- RECORDS FOR THE EXERCISE -
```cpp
namespace rvt {
void k2_launch_group_w0(int group, dim3 grid, hipStream_t st, const GeneDesc* d_desc, const int* list, int n_wparts,
// ... 339 lines not shown
  DevBuf<double> d_null_y;
  DevBuf<char> d_wald_ws;
  uint64_t fam_gen = 0;
  double fam_sigma2 = 0.0;
  DevBuf<char> d_lrt_ws;
  uint64_t lrt_gen = 0;
  double lrt_ssr0 = 0.0, lrt_slog = 0.0;
  DevBuf<char> d_gg_ws;
  bool have_grammar = false;
  int64_t gg_N = 0;
  int gg_d = 0;
  double gg_delta = 0.0, gg_gamma = 0.0, gg_ysy = 0.0, gg_sumty = 0.0, gg_afden = 0.0;
  bool have_mt = false;
  int64_t mt_N = 0, mt_ld = 0, mt_ldk = 0;
  int mt_R = 0, mt_K = 0, mt_T = 0;
  size_t mt_plane = 0;
  DevBuf<signed char> d_mt_planes, d_mt_pat, d_mt_B;
  DevBuf<double> d_mt_rowsum;
  DevBuf<char> d_mt_tests, d_mt_ws;
  std::vector<int> mt_row_exp;
  double mt_ms[3] = {0.0, 0.0, 0.0};
  struct Pending {
    int64_t id;
    int M;
    double* dG;
    size_t bytes;
    std::vector<double> af;
    uint32_t tests;
    rvt_params prm;
    rvt_gene_result res;
    bool launched;
    int af_slot = -1;
    int io_error = 0;
    int decoded = 0;
    bool planes = false;
    int kind = kKindUnknown;
  };
  std::deque<Pending> queue;
  std::vector<std::pair<size_t, double*>> block_pool;
  std::vector<std::pair<size_t, double*>> pk_pool;
  struct Launched {
    size_t first;
    int n;
    std::vector<rvt_gene_result> res;
    bool done = false;
  };
  bool* next_done_flag = nullptr;
  std::deque<Launched> launched;
  bool profiling = false;
  std::vector<ProfEvent> events;
  std::vector<hipEvent_t> event_pool;
  rvt_timing timing;
  size_t eigen_lds_max = 48 * 1024;
};

namespace {

int fail(rvt_ctx* c, int code, const char* fmt, ...) {
  if (c) {
    char buf[512];
    va_list ap;
    va_start(ap, fmt);
    vsnprintf(buf, sizeof(buf), fmt, ap);
    va_end(ap);
    c->err = buf;
  }
  return code;
}

#define HIP_TRY(ctx, call)                                                                      \
  do {                                                                                          \
    hipError_t e_ = (call);                                                                     \
    if (e_ != hipSuccess) return fail(ctx, RVT_E_HIP, "%s failed: %s", #call, hipGetErrorString(e_)); \
  } while (0)

int ensure_arena(rvt_ctx* c, Slot& sl, size_t bytes) {
  HIP_TRY(c, sl.arena.grow(bytes, bytes + bytes / 4, sl.stream, true));
  return RVT_OK;
}
int ensure_stage(rvt_ctx* c, Slot& sl, size_t bytes) {
  HIP_TRY(c, sl.h_stage.grow(bytes, bytes * 2, sl.stream));
  return RVT_OK;
}

int finish_slot(rvt_ctx* c, Slot& sl) {
  HIP_TRY(c, sync_stream(sl.stream));
  if (sl.pending_out) {
    bool any_back = false;
    for (int g = 0; g < sl.pending_n; ++g) {
      if (sl.h_results[g].status & kStatusHandedBack) {
        sl.h_results[g].status &= ~kStatusHandedBack;
        any_back = true;
        if (c->profiling) ++c->timing.genes_handed_back;
      }
    }
    if (any_back) c->handed_back_recently = 16;
    else if (c->handed_back_recently > 0) --c->handed_back_recently;
    std::memcpy(sl.pending_out, sl.h_results, sizeof(rvt_gene_result) * sl.pending_n);
    if (sl.pending_done) *sl.pending_done = true;
    sl.pending_done = nullptr;
    sl.pending_out = nullptr;
    sl.pending_n = 0;
  }
  return RVT_OK;
}

// ... 230 lines not shown
```

rvtests_amd/csrc/suffstat_kernels.hip.h:

```cpp
#pragma once
#include <hip/hip_runtime.h>
#include <math.h>
#include "../../include/rvtests_amd.h"

namespace rvt {

struct GeneStats;

enum KernelPath : int {
  kPathGeneral = 0,
  kPathHardCall = 1,
  kPathLattice = 2,
  kPathPacked = 3,
  kPathFloatDigit = 4,
};
__host__ __device__ inline bool path_integer_gram(int hc) { return hc == kPathLattice || hc == kPathFloatDigit; }

typedef double d4_t __attribute__((ext_vector_type(4)));
typedef double d2_t __attribute__((ext_vector_type(2)));
typedef const double __attribute__((address_space(1))) * gcdp_t;
typedef const d2_t __attribute__((address_space(1))) * gcd2p_t;
__device__ __forceinline__ gcdp_t as_global(const double* p) { return (gcdp_t)(unsigned long long)p; }

struct GeneDesc {
// ... 231 lines not shown
    double fg[CT][4];
    const long long sg = full_steps, off = sg * 16 + koff;
    suffstat_load<CT>(colp, off, fg);
    suffstat_step<MT, CT, WEIGHTED, true>(colp, vglob, off, N - off, acc, cs, cmn, cmx, fg, mge + sg * MT * 4,
                                          mle + sg * MT * 4, lane, mask_bytes);
  }
  double* out = gd.parts + (long long)wpart * gd.Mp * gd.Cp;
#pragma unroll
  for (int r = 0; r < MT; ++r) {
#pragma unroll
    for (int c = r; c < CT; ++c) {
#pragma unroll
      for (int i = 0; i < 4; ++i) {
        const int row = r * 16 + (lane >> 4) + 4 * i;
        const int col = c * 16 + (lane & 15);
        out[(long long)row * gd.Cp + col] = acc[r][c][i];
      }
    }
  }
  double* cst = gd.colstat + (long long)wpart * 3 * gd.Mp;
#pragma unroll
  for (int c = 0; c < MT; ++c) {
    double s = cs[c], mn = cmn[c], mx = cmx[c];
    s += __shfl_xor(s, 16, 64);
    mn = fmin(mn, __shfl_xor(mn, 16, 64));
    mx = fmax(mx, __shfl_xor(mx, 16, 64));
    s += __shfl_xor(s, 32, 64);
    mn = fmin(mn, __shfl_xor(mn, 32, 64));
    mx = fmax(mx, __shfl_xor(mx, 32, 64));
    if (lane < 16) {
      cst[c * 16 + lane] = s;
      cst[gd.Mp + c * 16 + lane] = mn;
      cst[2 * gd.Mp + c * 16 + lane] = mx;
    }
  }
}


template <int MT, int CT, bool WEIGHTED>
__device__ __forceinline__ void suffstat_class(const GeneDesc& gd, const NullDev& nd, long long N, long long ld,
                                               int d, int wpart) {
  constexpr int kDepth = (CT <= 3)         ? 3
                         : (MT * CT <= 16) ? (WEIGHTED ? 2 : 3)
                         : (MT * CT <= 20) ? 2
                         : (CT <= 5)       ? 3
                                           : 2;
  suffstat_body<MT, CT, WEIGHTED, kDepth>(gd, nd, N, ld, d, wpart);
}

__host__ __device__ constexpr int suffstat_group(int MT, int CT, bool weighted) {
  return (MT * CT > 20) ? 2 : ((MT * CT <= 4 && !(weighted && MT == 2)) ? 0 : 1);
}
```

- WORK INSTRUCTIONS -
Copy each line holding the word "constexpr" from the listing above.

- ANSWER TO THIS PROBLEM -
  constexpr int kDepth = (CT <= 3)         ? 3
__host__ __device__ constexpr int suffstat_group(int MT, int CT, bool weighted) {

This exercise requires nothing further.